I am working on trying to model the log of two ratios. I let $X \sim \mathcal{U}(0,1)$ and then have that $Y$ is modeled conditional on $X$ as $\log\left(\dfrac{Y}{X}\right) \sim N(\mu, \sigma^2)$. I am trying to see what the sampling distribution of $Y$ is.
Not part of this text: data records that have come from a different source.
@@ -665,44 +673,30 @@
     const uint8_t *img = pyr + L.off;
     int base_ret = 0;
     if (threadIdx.x == 0 && n > 0) base_ret = atomicAdd(&cand_cnt[l], n);
-    auto terms = [&](u32 key, int &a, int &b, int &c) {
-        harris_terms(img + (size_t)(key >> 16) * L.stride + (key & 0xFFFF), L.stride, lane, a, b, c);
+    const int sub = lane >> 4, j = lane & 15;
+    auto response = [&](int at, u32 &key) {
+        key = s_list[at < n ? at : n - 1];
+        return harris_quarter(img + (size_t)(key >> 16) * L.stride + (key & 0xFFFF), L.stride, j);
     };
-    int i = wave * 2;
-    const bool first = i < n;
-    u32 k0 = 0, k1 = 0;
-    int a0 = 0, b0 = 0, c0 = 0, a1 = 0, b1 = 0, c1 = 0;
-    float h0 = 0.f, h1 = 0.f;
-    if (first) {
-        k0 = s_list[i]; k1 = s_list[i + 1 < n ? i + 1 : i];
-        terms(k0, a0, b0, c0);
-        terms(k1, a1, b1, c1);
-    }
+    int t = wave * 4;
+    const bool first = t < n;
+    u32 key = 0;
+    float r = 0.f;
+    if (first) r = response(t + sub, key);
     if (threadIdx.x == 0) s_base = base_ret;
-    if (first) { h0 = harris_finish(a0, b0, c0); h1 = harris_finish(a1, b1, c1); }
     __syncthreads();
     const int base = s_base;
-    auto put = [&](int at, u32 key, float r) {
+    auto put = [&](int at) {
         const int pos = base + at;
-        if (pos < RELOC_ORB_STAGE1_CAP) {
+        if (j == 0 && at < n && pos < RELOC_ORB_STAGE1_CAP) {
             cand_key[(size_t)l * RELOC_ORB_STAGE1_CAP + pos] = key;
             cand_resp[(size_t)l * RELOC_ORB_STAGE1_CAP + pos] = r;
         }
     };
-    if (first && lane == 0) {
-        put(i, k0, h0);
-        if (i + 1 < n) put(i + 1, k1, h1);
-    }
-    for (i += 8; i < n; i += 8) {
-        k0 = s_list[i]; k1 = s_list[i + 1 < n ? i + 1 : i];
-        terms(k0, a0, b0, c0);
-        terms(k1, a1, b1, c1);
-        h0 = harris_finish(a0, b0, c0);
-        h1 = harris_finish(a1, b1, c1);
-        if (lane == 0) {
-            put(i, k0, h0);
-            if (i + 1 < n) put(i + 1, k1, h1);
-        }
+    if (first) put(t + sub);
+    for (t += 16; t < n; t += 16) {
+        r = response(t + sub, key);
+        put(t + sub);
     }
 }
 template <int MODE>
@@ -1274,3 +1268,19 @@
     *h = L.h;
     return RELOC_OK;
 }
+
+RELOC_API int reloc_orb_debug_stage1(reloc_ctx *ctx, int32_t *hist, int32_t *cut, int32_t *cand_cnt, uint32_t *cand_key,
+                                     float *cand_resp)
+{
+    ARG_CHECK_CTX(ctx, hist && cut && cand_cnt && cand_key && cand_resp, "reloc_orb_debug_stage1");
+    if (!ctx->orb.w) { reloc_set_error("no frame processed yet"); return RELOC_E_STATE; }
+    const OrbFrame &b = ctx->orb.buf;
+    const size_t s1 = (size_t)NLEV * RELOC_ORB_STAGE1_CAP;
+    HIP_TRY(hipMemcpyAsync(hist, b.hist, NLEV * 256 * sizeof(int32_t), hipMemcpyDeviceToHost, ctx->stream));
+    HIP_TRY(hipMemcpyAsync(cut, b.dbg_cut, NLEV * sizeof(int32_t), hipMemcpyDeviceToHost, ctx->stream));
+    HIP_TRY(hipMemcpyAsync(cand_cnt, b.cand_cnt, NLEV * sizeof(int32_t), hipMemcpyDeviceToHost, ctx->stream));
+    HIP_TRY(hipMemcpyAsync(cand_key, b.cand_key, s1 * sizeof(uint32_t), hipMemcpyDeviceToHost, ctx->stream));
+    HIP_TRY(hipMemcpyAsync(cand_resp, b.cand_resp, s1 * sizeof(float), hipMemcpyDeviceToHost, ctx->stream));
+    HIP_TRY(hipStreamSynchronize(ctx->stream));
+    return RELOC_OK;
+}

It appears to be the following:
$$ \log\left(\frac{Y}{X}\right)\mid X = \log\left(Y\right)-\log\left(X\right)\mid X\sim N(\mu, \sigma^2) $$
so that:
$$ \log(Y)\mid X\sim N(\mu+\log\left(X\right), \sigma^2) $$
Is this correct?
The conditional variable $Y \mid X$ is lognormal with parameters $\mu + \log X$ and $\sigma^2$. Thus, the unconditional density is found by integrating over the support of $X$: $$f_Y(y) = \frac{1}{\sqrt{2\pi} \sigma y} \int_{x=0}^1 e^{-(\log y - \mu - \log x)^2/(2\sigma^2)} \, dx.$$ With the substitution $$u = \log x, \quad x = e^u, \quad dx = e^u \, du,$$ we have $$f_Y(y) = \frac{1}{\sqrt{2\pi} \sigma y} \int_{u=-\infty}^0 e^u e^{-(\log y - \mu - u)^2/(2\sigma^2)} \, du$$ and for notational convenience, let $\lambda = \log y - \mu$. Completing the square in the exponent, we obtain $$-u^2 + (2 \lambda + 2\sigma^2)u - \lambda^2 = -(u - (\lambda + \sigma^2))^2 + \sigma^2(2\lambda + \sigma^2).$$ Consequently $$f_Y(y) = \frac{e^{\lambda+\sigma^2/2}}{y} \int_{u=-\infty}^0 \frac{1}{\sqrt{2\pi} \sigma} e^{-(u - (\lambda+\sigma^2))^2/(2\sigma^2)} \, du.$$ Since this integral is the CDF for a normal distribution with mean $\lambda + \sigma^2$ and variance $\sigma^2$ evaluated at $0$, we can write $$f_Y(y) = \frac{e^{-\mu + \sigma^2/2 + \log y}}{y} \Phi\left(-\frac{\log y - \mu + \sigma^2}{\sigma}\right) = e^{-\mu + \sigma^2/2}\Phi\left(\frac{\mu - \log y}{\sigma} - \sigma \right)$$ where $\Phi$ is the CDF of the standard normal.